I have a question about a result on tamely ramified extensions in Neukirch's Algebraic Number Theory.
Proposition 7.7 in chapter II section 7. The question I have is about the proof which starts by proving that if $e = 1$ then $L = K$.
The statement is as follows:
Let $K$ be a Henselian field. A finite extension $L/K$ is tamely ramified if and only if $L = T(\sqrt[m_1]{a_1}, \dots, \sqrt[m_r]{a_r})$
Where $T$ is the maximal unramified subextension of $L/K$, $a_i \in T$ for any $i$ and $m_i \geq 2$ are integers prime to $p$ the characteristic of the residue field.
The statement is clear. The first part of the proof goes as follows:
We may disregard the field $K$ since $L/T$ is tamely ramified if and only if $L/K$ is. Assume that $L/T$ is tamely ramified and the fields $L$ and $T$ have the same valuation group i.e $e = 1$. We want to show $L = T$.
Assume $L \neq T$, then one can find a unit $\epsilon \in L \setminus T $ such that $Tr_{L/T}(e) = 0$. Since $L/T$ is tamely ramified we have $[L:T] = m$ is prime to $p$ and we have
$$ Tr(\epsilon) = \sum_{i=1}^{m} \epsilon_i = 0 $$
Where the $\epsilon_i$'s are the conjugates of $\epsilon$. Since the residue fields of $L$ and $T$ are the same the elements $\epsilon_i$ all reduce to the same element $\overline{\epsilon}$ in the residue field. Hence
$$ \overline{Tr(\epsilon)} = m \overline{\epsilon} = 0 $$
which is impossible since $m$ is prime to the characteristic $p$ and $\overline{\epsilon}$ is not zero.
So $L = T$ when $e = 1$.
The part I don't get is how are we allows to sum the conjugates of $\epsilon$ and reduce to the residue field when we don't know that $L/T$ is a normal extension? (Working on a normal closure may salvage the argument but I'm not sure).

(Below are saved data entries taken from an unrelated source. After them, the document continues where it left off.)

+  const uint32_t x_bytes = (uint32_t)(p.n_dst * p.ldx * 2);
+  const __amdgpu_buffer_rsrc_t xrs = __builtin_amdgcn_make_buffer_rsrc(const_cast<bf16_t*>(p.x), 0, (int)x_bytes, 0x00020000);
+  const __amdgpu_buffer_rsrc_t krs = __builtin_amdgcn_make_buffer_rsrc(const_cast<bf16_t*>(p.k), 0, -1, 0x00020000);
+  const __amdgpu_buffer_rsrc_t vrs = __builtin_amdgcn_make_buffer_rsrc(const_cast<bf16_t*>(p.v), 0, -1, 0x00020000);
+  const __amdgpu_buffer_rsrc_t ars = __builtin_amdgcn_make_buffer_rsrc(const_cast<float*>(p.attr), 0, -1, 0x00020000);
+  const __amdgpu_buffer_rsrc_t ors = __builtin_amdgcn_make_buffer_rsrc(p.out, 0, -1, 0x00020000);
+  const uint32_t kv_row_bytes = (uint32_t)(p.ldkv * 2), o_row_bytes = (uint32_t)(p.ldo * 2), x_row_bytes = (uint32_t)(p.ldx * 2);
+
+  const int j = lane & 7;
+  const int m_att = wid * 8 + (lane >> 3);
+  const int a0 = j * APL;
+  const bool a_own = a0 < UP;
+  const int a_ld = a_own ? a0 : 0;
+  const float amask = a_own ? 1.f : 0.f;
+  const int kv_lane_off = (head * 64 + j * VEC) * 2;
+
+  auto dma_tile = [&](int idx, int buf) {
+#pragma unroll
+    for (int i = 0; i < 4; ++i) {
+      const int rr = wid * 8 + 2 * i + (lane >> 5);
+      const int node = __shfl(idx, rr, 64);
+      const int chunk = (lane & 31) ^ (rr & 7);
+      const int voff = node >= 0 ? (int)((uint32_t)node * x_row_bytes + (uint32_t)chunk * 16) : (int)x_bytes;
+      __builtin_amdgcn_raw_ptr_buffer_load_lds(
+          xrs, (__attribute__((address_space(3))) void*)(smem + buf * DF_A_BYTES + (wid * 8 + 2 * i) * DF_ROW_BYTES), 16, voff,
+          0, 0, 0);
+    }
+  };
+  auto load_src = [&](int idx) -> int {
+    const int node = __shfl(idx, m_att, 64), pm = __shfl(idx, 32 + m_att, 64);
+    const int s = j < 3 ? j : 0;
+    return node >= 0 ? p.col[3 * node + ((pm >> (2 * s)) & 3)] : 0;
+  };
+
+  struct Gather {
+    dfu32x4_t kr[3], vr[3];
+    float at[3][APL];
+  };
+  auto gather = [&](int idx, int srcw, Gather& g) {
+    const int node = __shfl(idx, m_att, 64), pm = __shfl(idx, 32 + m_att, 64);
+    const int nd = node >= 0 ? node : 0;
+#pragma unroll
+    for (int s = 0; s < 3; ++s) {
+      const int src = __shfl(srcw, (lane & ~7) + s, 64);
+      const int row = (int)((uint32_t)src * kv_row_bytes);
+      g.kr[s] = __builtin_amdgcn_raw_buffer_load_b128(krs, kv_lane_off + row, 0, 0);
+      g.vr[s] = __builtin_amdgcn_raw_buffer_load_b128(vrs, kv_lane_off + row, 0, 0);
+    }
+#pragma unroll
+    for (int s = 0; s < 3; ++s) {
+      const int erow = 3 * nd + ((node >= 0 ? pm : 0) >> (2 * s) & 3);
+      const dfu32x2_t t = __builtin_amdgcn_raw_buffer_load_b64(ars, (int)((uint32_t)erow * (uint32_t)(UP * 4) + a_ld * 4), 0, 0);
+      g.at[s][0] = __uint_as_float(t.x);
+      g.at[s][1] = __uint_as_float(t.y);
+    }
+  };
+
+  int64_t t = t0 + part;
+  int idx_cur = df_load_idx(p, t, lane);
+  int idx_nxt = df_load_idx(p, t + nparts < t1 ? t + nparts : -1, lane);
+  int src_cur = load_src(idx_cur);
+  dma_tile(idx_cur, 0);
+  int buf = 0;
+
+  for (; t < t1; t += nparts) {
+    const bool has_next = t + nparts < t1;
+    asm volatile("s_waitcnt vmcnt(0)" ::: "memory");
+    __builtin_amdgcn_sched_barrier(0);
+    __builtin_amdgcn_s_barrier();
+    __builtin_amdgcn_sched_barrier(0);
+
+    float2 st[2];
+#pragma unroll
+    for (int rb = 0; rb < 2; ++rb) {
+      const int node = __shfl(idx_cur, rb * 16 + fr, 64);
+      float2 s = p.stats[node >= 0 ? node : 0];
+      asm volatile("" : "+v"(s.x), "+v"(s.y));
+      st[rb] = s;
+    }
+    Gather g;
+    gather(idx_cur, src_cur, g);
+    if (has_next) dma_tile(idx_nxt, buf ^ 1);
+    const int src_nxt = has_next ? load_src(idx_nxt) : 0;
+    const int idx_nn = df_load_idx(p, t + 2 * nparts < t1 ? t + 2 * nparts : -1, lane);
+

You answered your question : go to the normal closure $F/K$
The true question is why should $\sigma(\varepsilon)$ be in $\varepsilon+m_F$ for each $\sigma\in Aut(F/K)$.
From the definition of Henselian there is that $O_F$ has a unique maximal ideal and any automorphism $\sigma\in Aut(F/K)$ sends $m_F$ to itself.
That $O_L,O_K$ have the same residue field means that $\varepsilon-a\in m_F$ for some $a\in O_K$ thus $\sigma(\varepsilon)-a\in m_F$ and $\sigma(\varepsilon)\in\varepsilon+m_F$.